Die im Parallelstrang (Wald im Modell) verlinkte MOBA-Seite "Anlage des Monats", auf die ich sonst nie schaue, brachte mich natürlich dazu, die anderen Monatsanlagen des Jahres 2018 auch einmal durchzuklicken.

Auffällig viele ausländische Anlagen dabei. Auffällig viele (100%) auf Ausstellungen fotografierte Anlagen. Einige gefielen mir, eine ganz besonders, zumindest von der Detaillierung her, die des Monats Oktober:
"Ende der Welt" von Peter Goss in 00 Gauge.

http://moba-deutschland.de/anlage-des-monats-oktober-2017-2/

Konzeptionell ist sie natürlich gar nicht mein Geschmack, aber darum geht es mir hier nicht, sondern um die Darstellung der (vor)städtischen Häuserzeile. Was wir da sehen, ist so britisch wie es britischer nicht sein kann, das mag etwas zum speziellen Eindruck beitragen. Aber was ist es, was mich hier anmacht? Das wusste ich natürlich auch nicht auf Anhieb, ich musste die Bilder länger studieren.

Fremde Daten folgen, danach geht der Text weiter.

# AIS-Bonn/stillleben

Measured on AMD Instinct MI355X. Metric: scenes/sec (settle + 640x480 6-ch GT render), 20-obj YCB-like, higher is better.
Workload: dtype f32; 1 GPU; C2: 20 of 21 procedural YCB-like objects (8k verts/16k tris, 1024^2 texture each) per scene; per step and GPU 32768 scenes are staged (random stack), settled (100 frames x 4 substeps), framed (camera, light, shadow matrix) and rendered at 640x480 (rgb, coord+depth, class, instance, normals; shadows on, SSAO on) -- all four stages inside the timed region; render_chunk=512, objects=20, settle_streams=1, render_streams=2, pair_contact_budget=0, parallelism=1 GPU

## Files before the change

### stillleben_amd/csrc/slhip_render.hip

```cpp
#include <vector>
#include <type_traits>
#include "slhip_common.h"
#include "slhip_cubemap.h"

#ifndef SLHIP_RENDER_WAVES
#define SLHIP_RENDER_WAVES 0
#endif
#ifndef SLHIP_SHADE_WAVES
#define SLHIP_SHADE_WAVES 0
#endif
#ifndef SLHIP_SSAO_WAVES
#define SLHIP_SSAO_WAVES 0
#endif
#if SLHIP_RENDER_WAVES > 0
#define SLHIP_LIGHT_KERNEL __attribute__((amdgpu_waves_per_eu(1, SLHIP_RENDER_WAVES)))
#else
#define SLHIP_LIGHT_KERNEL
#endif
#if SLHIP_SSAO_WAVES > 0
#define SLHIP_SSAO_KERNEL __attribute__((amdgpu_waves_per_eu(1, SLHIP_SSAO_WAVES)))
#else
#define SLHIP_SSAO_KERNEL
#endif
#if SLHIP_SHADE_WAVES > 0
// ... 996 lines not shown
                                                      const float4* __restrict__ clipbuf, unsigned n_clip_verts, int nl)
{
    const unsigned count = min(queue[0], capacity);
    const QItem* items = reinterpret_cast<const QItem*>(queue + 4);
    const unsigned lane = threadIdx.x & 63;
    const unsigned wave = (blockIdx.x * blockDim.x + threadIdx.x) >> 6;
    const unsigned n_waves = (gridDim.x * blockDim.x) >> 6;
    const unsigned per = (count + n_waves - 1) / n_waves;
    const unsigned i0 = wave * per, i1 = min(i0 + per, count);
    unsigned p_draw = 0xFFFFFFFFu, p_tri = 0u, p_scene = 0u;
    bool ok = false;
    Setup t;
    for (unsigned i = i0; i < i1; ++i) {
        const QItem it = items[i];
        if (it.draw == 0xFFFFFFFFu) continue;
        const unsigned scene = it.scene_aux & 0xFFFFFFu;
        const int light = (int)(it.scene_aux >> 24);
        if (it.draw != p_draw || it.tri_sub != p_tri || it.scene_aux != p_scene) {
            p_draw = it.draw; p_tri = it.tri_sub; p_scene = it.scene_aux;
            ok = false;
            const slhip_draw* dr = draws + it.draw;
            const unsigned* ip = pool.d_idx + dr->idx_base + 3 * (size_t)it.tri_sub;
            const float4* plane = clipbuf + (size_t)(1 + light) * n_clip_verts + dr->clip_base;
            const uint4* sp = reinterpret_cast<const uint4*>(plane);
            if (!setup_from_screen(sp[ip[0]], sp[ip[1]], sp[ip[2]], S, S, t)) continue;
            ok = true;
        }
        if (!ok) continue;
        const int px = (int)((it.tile & 0xFFFFu) << 3) + (int)(lane & 7);
        const int py = (int)((it.tile >> 16) << 3) + (int)(lane >> 3);
        if (px < t.xmin || px > t.xmax || py < t.ymin || py > t.ymax) continue;
        float l[3];
        if (!coverage(t, px, py, l)) continue;
        ShadowTarget tgt;
        tgt.win = nullptr; tgt.wx0 = 0; tgt.wy0 = 0;
        tgt.sm = shadow + ((size_t)scene * nl + light) * S * S;
        tgt.W = S;
        tgt.emit(t, px, py, l);
    }
}

__device__ __forceinline__ float frcp(float x) { return __builtin_amdgcn_rcpf(x); }
__device__ __forceinline__ void normalize3_fast(float* v)
{
    const float r = __builtin_amdgcn_rsqf(fmaf(v[2], v[2], fmaf(v[1], v[1], v[0] * v[0])));
    v[0] *= r; v[1] *= r; v[2] *= r;
}

__device__ __forceinline__ float distribution_ggx(const float* N, const float* Hv, float roughness)
{
    const float a = roughness * roughness;
    const float a2 = a * a;
    const float NdotH = fmaxf(dot3(N, Hv), 0.0f);
    const float NdotH2 = NdotH * NdotH;
    float denom = (NdotH2 * (a2 - 1.0f) + 1.0f);
    denom = kPi * denom * denom;
    return a2 * frcp(denom);
}
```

Die ersten beiden Bilder und das letzte zeigen eben diese Häuserzeile. Welches sind da die Hingucker? Ihr braucht nicht zu suchen. Es gibt keine. Ganz gewöhnliche Häuser ohne Besonderheiten, britische halt. Und da musste ich gleich an Tony Koesters Merkspruch denken, den er mal in seiner Trains of Thought-Kolumne schrieb: "Model the ordinary, not the exceptions." Und genau deshalb muss ich hier lange hingucken, deshalb ziehen mich die Bilder in ihren Bann. Zählt mal die Menschen auf der Straße. Fast reichen die Finger einer Hand.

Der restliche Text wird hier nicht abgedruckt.